Fortunately, it turns out that nearly all the "noise" that arises from the second point can be eliminated by taking advantage of deref coercions! This was the last "shoe to drop".

There is still the issue of having to be careful about calls from vm.rs to things outside that file, but it's manageable.

Cell<Option<Box<VM>>>

In order to get the "safe and stable #[thread_local]" exception we need a const initializer, which means we need to be able to put something into the Cell that isn't a VM. So the type needs to be Cell<Option<Box<VM>>>.

Recall that you can't turn an Option<&T> into an &Option<T>. The latter type has the "is this a Some or None" bit immediately adjacent to the bits representing T. So if I hand you a t:&T and you wrap it as Some(t), those bits aren't adjacent in memory. This means that all the VM methods need to operate on an Option<Box<VM>> -- we can't just wrap a Some() around &mut self "at the last minute" before inserting it into the thread-local storage cell. Fortunately deref coercions save the day here too -- the coercion is inferred through both layers (Box and Option) of wrapper, so there is no additional noise in the code.

Note that Rust is clever and can find some sequence of bits that aren't a valid T, so sizeof(Option<T>)==sizeof(T). And in fact, Box<T> is one of these cases (and this is guaranteed).
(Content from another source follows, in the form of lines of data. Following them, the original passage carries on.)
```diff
   else if (nullpw)                                                                                                                               \
     hipLaunchKernelGGL((k_flr_reduce<TT, false, uint32_t, true>), dim3(grid), dim3(kSortBlock), 0, st, keys_sorted, reinterpret_cast<const TT*>(vs),   \
-                       run_start, nruns, low_bits, gb->gid_of_slot, oo, okbytes, (int)pw, (int)mm, (int)is, 1, sqmean, max_run);                   \
+                       run_start, nruns, low_bits, gb->gid_of_slot, oo, okbytes, (int)pw, (int)mm, (int)is, 1, sqmean, max_run, nullptr, nullptr); \
   else if (keys8)                                                                                                                                \
     hipLaunchKernelGGL((k_flr_reduce<TT, DD, uint8_t>), dim3(grid), dim3(kSortBlock), 0, st, keys8, reinterpret_cast<const TT*>(vs), run_start, nruns, \
-                       low_bits, gb->gid_of_slot, oo, okbytes, (int)pw, (int)mm, (int)is, nullable ? 1 : 0, sqmean, max_run);                      \
+                       low_bits, gb->gid_of_slot, oo, okbytes, (int)pw, (int)mm, (int)is, nullable ? 1 : 0, sqmean, max_run, ho.leaf, ho.desc);    \
   else                                                                                                                                           \
     hipLaunchKernelGGL((k_flr_reduce<TT, DD>), dim3(grid), dim3(kSortBlock), 0, st, keys_sorted, reinterpret_cast<const TT*>(vs), run_start, nruns, \
-                       low_bits, gb->gid_of_slot, oo, okbytes, (int)pw, (int)mm, (int)is, nullable ? 1 : 0, sqmean, max_run)
+                       low_bits, gb->gid_of_slot, oo, okbytes, (int)pw, (int)mm, (int)is, nullable ? 1 : 0, sqmean, max_run, ho.leaf, ho.desc)
   const bool wave_form = !nullpw && (t.wave_force >= 0 ? t.wave_force != 0 : !dense);
   if (reducer) *reducer = wave_form ? "flr_wave" : (nullpw ? "flr_reduce_nullpw" : (dense ? "flr_reduce_dense" : "flr_reduce"));
+  const bool handoff = kFlrHandoff && dense && !wave_form;
+  if (handoff && !ho.leaf) {
+    const int64_t slots = flr_handoff_slots(n, nruns);
+    ho.leaf = s.get<double>((size_t)slots * kFlrLeafStride);
+    ho.desc = s.get<uint32_t>((size_t)slots << kFlrBits);
+    PDX_SCRATCH_CHECK(s);
+  }
   if (wave_form) {
     const int wgrid = (int)std::min<int64_t>(nruns, (int64_t)kCUs * t.fw_wgs_per_cu);
     const bool pw_only = pw && !mm && !is;
@@ -960,6 +971,11 @@
     else { FLR_LAUNCH(long long, false); }
   }
 #undef FLR_LAUNCH
+  if (handoff) {
+    const int levels = std::min(kFlrDenseLevels, std::max(kFlrTreeRegLevels + 1, ilog2((uint64_t)L.hmax / 16 + 3)));
+    hipLaunchKernelGGL(k_flr_trees, dim3((unsigned)ceil_div(nruns, (int64_t)kFlrTreeWaves)), dim3(kFlrTreeWaves * 64), flr_trees_lds_bytes(levels), st, run_start,
+                       nruns, low_bits, gb->gid_of_slot, oo, okbytes, ho.leaf, ho.desc, max_run, levels);
+  }
   PDX_LAUNCH_CHECK();
   return PDX_OK;
 }
@@ -1126,6 +1142,7 @@
   if (!use_acc && ((!L.fused && !L.full) || (!std_only && !L.full))) PDX_TRY(build_layout(gb, values, std_only, t, L, st));
   const bool use_fused = std_only && L.fused;
   Scratch s;
+  FlrHandoff ho;
   std::string reducer, acc_plan;
   auto pack_validity = [&](uint8_t* bits, const uint8_t* ok_bytes) {
     if (!bits) return;
@@ -1137,7 +1154,7 @@
       reducer = "lds_acc";
       return reduce_acc(gb, ag, values, oo, okb, at, s, st, &acc_plan);
     }
-    if (use_fused) return reduce_fused(gb, L, t, oo, pw, mm, is, okb, nullptr, s, st, &reducer);
+    if (use_fused) return reduce_fused(gb, L, t, oo, pw, mm, is, okb, nullptr, s, ho, st, &reducer);
     reducer = vvalid ? "seg_reduce_nullable" : "seg_reduce";
     return reduce_full(gb, L, L.vals_sorted, is_f, oo, pw, mm, is, L.out_index, okb, s, st);
   };
@@ -1226,8 +1243,8 @@
     o2.sum_f = m2;
     o2.count = cnt_g;
     if (use_fused) {
-      PDX_TRY(reduce_fused(gb, L, t, o1, true, false, false, ok1, nullptr, s, st, &reducer));
-      PDX_TRY(reduce_fused(gb, L, t, o2, true, false, false, ok2, mean_g, s, st, nullptr));
+      PDX_TRY(reduce_fused(gb, L, t, o1, true, false, false, ok1, nullptr, s, ho, st, &reducer));
+      PDX_TRY(reduce_fused(gb, L, t, o2, true, false, false, ok2, mean_g, s, ho, st, nullptr));
     } else {
       if (reducer.empty()) reducer = vvalid ? "seg_reduce_nullable" : "seg_reduce";
       double* d = s.get<double>((size_t)n);
```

So the Option has no overhead.

Closing thoughts, language-level support

This would have been easier with language-level support.

What wouldn't help

Although it it was decreed that Cell<T> and &mut T are interchangeable, a LocalKey<Cell<T>> isn't quite the same thing as a Cell<T>, so it wouldn't be safe for the standard library to contain something like this:

impl<T> LocalKey<Cell<T>> {
  fn get_mut(&self) -> &mut T {
    unsafe {
      // ... mem::transmute() voodoo goes here ...

The problem here is that you can call LocalKey<Cell<T>>::get_mut() twice and end up with two &mut Ts that point to the same thing (mutable aliasing) which results in undefined behavior.

What would help

The ideal solution is for Rust to let you call arbitrary methods T::foo(&mut self...) on a LocalKey<Cell<T>>. This way you can have one (and only one) &mut T at any syntactical point in your program -- the &mut self.